**SUPPLIED MATERIAL**
::::::::::

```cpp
int pn_net_step_info(pn_net *n, int k, char *out, size_t cap) {
    if (!n || !out || !cap) return PN_ERR_INVALID;
    pn_ctx *ctx = n->ctx;
    if (!n->finalized) return pn_set_error(ctx, PN_ERR_STATE, "net not finalized");
    if (k < -1 || k >= (int)n->steps.size()) return pn_set_error(ctx, PN_ERR_INVALID, "step %d outside [-1, %zu)", k, n->steps.size());
    std::string js;
    char t[256];
    auto add = [&](const char *fmt, ...) {
        va_list ap;
        va_start(ap, fmt);
        vsnprintf(t, sizeof t, fmt, ap);
        va_end(ap);
        js += t;
    };
    auto conv = [&](int id) {
        const ConvSpec &c = n->convs[id];
        add("{\"w\": \"%s\", \"bn\": \"%s\", \"ks\": %d, \"stride\": %d, \"act\": %d, \"cout\": %d, \"embed3\": %d, ",
            c.w.c_str(), c.bn.c_str(), c.embed3 ? 1 : c.ks, c.stride, c.act, c.cout, c.embed3 ? 1 : 0);
        add("\"in_buf\": %d, \"in_coff\": %d, \"res_buf\": %d, \"res_coff\": %d, \"out_buf\": %d, \"out_coff\": %d, \"nchw_slot\": %d, \"cin_map\": [",
            c.in_buf, c.in_coff, c.res_buf, c.res_coff, c.out_buf, c.out_coff, c.nchw_slot);
        for (size_t i = 0; i < c.cin_map.size(); ++i) add(i ? ", %d" : "%d", c.cin_map[i]);
        js += "], \"tail\": ";
        if (c.tail_conv >= 0) {
            const ConvSpec &b = n->convs[c.tail_conv];
            add("{\"w\": \"%s\", \"act\": %d, \"cout\": %d, \"out_buf\": %d, \"out_coff\": %d, \"nchw_slot\": %d}",
                b.w.c_str(), b.act, b.cout, b.out_buf, b.out_coff, b.nchw_slot);
        } else js += "null";
        js += ", \"pool\": ";
        if (c.pool_tail) add("{\"mode\": 0, \"out_buf\": %d, \"out_coff\": %d}", c.pool_out_buf, c.pool_out_coff);
        else js += "null";
        js += "}";
    };
    if (k == -1) {
        add("{\"prec\": \"%s\", \"in_h\": %d, \"in_w\": %d, \"input_dim\": %d, \"max_batch\": %d, \"steps\": %zu, \"bufs\": [",
            n->x3 ? "bf16x3" : n->prec == PN_PREC_BF16 ? "bf16" : "fp32", n->in_h, n->in_w, n->input_dim, n->max_batch, n->steps.size());
        for (size_t i = 0; i < n->bufs.size(); ++i) add(i ? ", [%d, %d, %d]" : "[%d, %d, %d]", n->bufs[i].H, n->bufs[i].W, n->bufs[i].plane);
        js += "]}";
    } else {
        const Step &st = n->steps[k];
        static const char *types[] = {"stem", "pool", "conv", "bblock"};
        add("{\"type\": \"%s\", \"kernel\": \"%s\"", types[(int)st.type], step_label(n, st).c_str());
        if (st.type == Step::STEM) add(", \"cin\": %d, \"out_buf\": %d, \"pool_buf\": %d", st.stem_cin, st.out_buf, st.stem_pool_buf);
        else if (st.type == Step::POOL) add(", \"mode\": %d, \"in_buf\": %d, \"out_buf\": %d, \"C\": %d, \"out_coff\": %d", st.mode, st.in_buf, st.out_buf, st.C, st.out_coff);
        else {
            js += ", \"convs\": [";
            const std::vector<int> ids = st.type == Step::BBLOCK ? std::vector<int>{st.bb_a, st.bb_b} : st.conv_ids;
            for (size_t i = 0; i < ids.size(); ++i) {
                if (i) js += ", ";
                conv(ids[i]);
            }
            js += "]";
        }
        js += "}";
    }
    if (js.size() + 1 > cap) return pn_set_error(ctx, PN_ERR_INVALID, "pn_net_step_info: %zu bytes needed", js.size() + 1);
    memcpy(out, js.c_str(), js.size() + 1);
    return PN_OK;
}

double pn_net_flops_per_frame(pn_net *n) { return n ? n->flops_per_frame : 0.0; }

int pn_net_lock(pn_net *n, int locked) {
    if (!n) return PN_ERR_INVALID;
    if (locked && n->last_B < 0) return pn_set_error(n->ctx, PN_ERR_STATE, "pn_net_lock: run one forward first");
    n->locked = locked != 0;
    return PN_OK;
}

int pn_net_profile_begin(pn_net *n) {
    if (n) n->prof_by_kernel.clear();
    if (!n) return PN_ERR_INVALID;
    n->profiling = true;
    n->prof_used = 0;
    return PN_OK;
}

int pn_net_profile_end(pn_net *n, double *conv_ms, int64_t *conv_launches, double *conv_flops, double *other_ms,
                       int64_t *other_launches) {
    if (!n) return PN_ERR_INVALID;
    pn_ctx *ctx = n->ctx;
    n->profiling = false;
    double cm = 0, om = 0, cf = 0;
    int64_t cl = 0, ol = 0;
    for (size_t i = 0; i < n->prof_used; ++i) {
        PN_HIP_CHECK(ctx, hipEventSynchronize(n->prof[i].b));
        float ms = 0.f;
        PN_HIP_CHECK(ctx, hipEventElapsedTime(&ms, n->prof[i].a, n->prof[i].b));
        if (n->prof[i].kind == (int)Step::CONV) {
            cm += ms; cf += n->prof[i].flops; ++cl;
            auto &e = n->prof_by_kernel[n->prof[i].label];
            e.first.first += ms; e.first.second += 1; e.second += n->prof[i].flops;
        } else { om += ms; ++ol; }
    }
    n->prof_used = 0;
    if (conv_ms) *conv_ms = cm;
    if (conv_launches) *conv_launches = cl;
    if (conv_flops) *conv_flops = cf;
    if (other_ms) *other_ms = om;
    if (other_launches) *other_launches = ol;
// ... 19 lines not shown
```

### popnet_amd/csrc/pn_internal.h

```cpp
#pragma once
#include <hip/hip_runtime.h>
#include <stdint.h>
#include <string>
#include <vector>
#include "../../include/popnet_hip.h"

struct pn_ctx {
    int device = 0;
    std::string err;
    int num_cus = 256;
    void *parse_ws = nullptr;
    size_t parse_ws_bytes = 0;
    bool parse_ws_fixed = false;
    void *parse_big = nullptr;
    void *train_ws = nullptr;
    size_t train_ws_bytes = 0;
    bool train_ws_keep = false;
    std::vector<void *> train_ws_retired;
    bool train_lds_attr = false;
    bool train_x3 = false;
    struct PackEntry { const float *w; int Cout, Cin, flip, x3; void *buf; size_t bytes; bool fresh; };
    bool train_pack_cache = false;
    std::vector<PackEntry> train_packs;
    void *train_pack_table = nullptr;
    size_t train_pack_table_entries = 0;
    size_t train_pack_table_cap = 0;
    unsigned train_pack_blocks = 0;
};

struct PnSwitches {
    bool no_conv3 = false;
    bool conv3_rpg8 = false;
    int conv3_pt14 = 0;
    bool conv3_nbuf2 = false;
    bool generic_c64_off = false;
    int conv4 = -1;
    bool no_mix = false;
    bool no_bblock = false;
    bool bblock_x3 = false;
    bool bb64_static = false;
    int bb64_halves = 1;
    bool no_tailfuse = false;
    bool no_poolfuse = false;
    bool no_stempool = false;
    bool no_embed3 = false;
    bool train_x3_wide = false;
    bool train_wgrad_novec = false;
    bool trainx_one_stream = false;
    bool trainx_stem_handover = false;
    bool trainx_stem_gather = false;
    bool trainx_stem_bn_separate = false;
    int trainx_stem_depth = 2;
    bool trainx_pack_gather = false;
    bool trainx_legacy_wgrad = false;
};
PnSwitches pn_read_switches();

int pn_set_error(pn_ctx *ctx, int code, const char *fmt, ...);
void pn_parse_big_free(pn_ctx *ctx);
int pn_train_ws(pn_ctx *ctx, size_t bytes, void **out);

#define PN_HIP_CHECK(ctx, expr)                                                              \
    do {                                                                                     \
        hipError_t _e = (expr);                                                              \
        if (_e != hipSuccess)                                                                \
            return pn_set_error((ctx), PN_ERR_HIP, "%s failed: %s (%s:%d)", #expr,           \
                                hipGetErrorString(_e), __FILE__, __LINE__);                  \
    } while (0)

struct PnLdsAttr { size_t bytes[64] = {}; };
inline int pn_lds_attr(pn_ctx *ctx, PnLdsAttr &st, const void *kern, size_t bytes) {
    const int d = ctx->device >= 0 && ctx->device < 64 ? ctx->device : 0;
    if (st.bytes[d] >= bytes) return PN_OK;
    PN_HIP_CHECK(ctx, hipFuncSetAttribute(kern, hipFuncAttributeMaxDynamicSharedMemorySize, (int)bytes));
    st.bytes[d] = bytes;
    return PN_OK;
}

enum pn_act {
    PN_ACT_NONE = 0,
    PN_ACT_RELU = 1,
    PN_ACT_LEAKY = 2,
    PN_ACT_SIG_PM2 = 3,
    PN_ACT_SIG = 4,
    PN_ACT_YOLO = 5
};

struct ConvProblem {
    const void *in;
    const void *wpack;
    const float *bias;
    const void *res;
    void *out;
    float *out_nchw;
    int B, H, W;
    int Ho, Wo;
    int cin_chunks;
    int in_cs, in_coff;
    int cout;
    int out_cs, out_coff;
    int res_cs, res_coff;
    int act;
    int yolo_naf;
    int R;
    int Wt, tiles_x;
    int tiles_per_img;
    int cout_blocks;
    int nblocks;
    int ksteps;
    int ks;
    int lds_buf_bytes;
    int lds_two;
    unsigned in_zero_off;
    int split;
    int res_split;
    int in_wrap;
    const void *tail_w;
    const float *tail_bias;
    void *tail_out;
    float *tail_nchw;
    int tail_cout, tail_act, tail_out_cs, tail_out_coff;
    int tail_split;
};

enum pn_conv_cfg {
    PN_CFG_C128 = 0,
    PN_CFG_C64 = 1,
    PN_CFG_C32 = 2,
    PN_CFG_C16 = 3,
    PN_CFG_C64W = 4
};
int pn_cfg_couts(int cfg);
inline int pn_cfg_ct(int cfg) { return cfg == PN_CFG_C16 ? 1 : 2; }
inline int pn_conv_row_channel(int tile, int row, int CT) {
    return (tile / CT) * CT * 16 + 4 * CT * (row >> 2) + 4 * (tile % CT) + (row & 3);
}
int pn_cfg_pixels(int cfg);
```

::::::::::

**PROBLEM DETAILS**
Lines of the listing above that include the string "struct" should each be copied.

**COMPLETED EXERCISE**
struct pn_ctx {
    struct PackEntry { const float *w; int Cout, Cin, flip, x3; void *buf; size_t bytes; bool fresh; };
struct PnSwitches {
struct PnLdsAttr { size_t bytes[64] = {}; };
struct ConvProblem {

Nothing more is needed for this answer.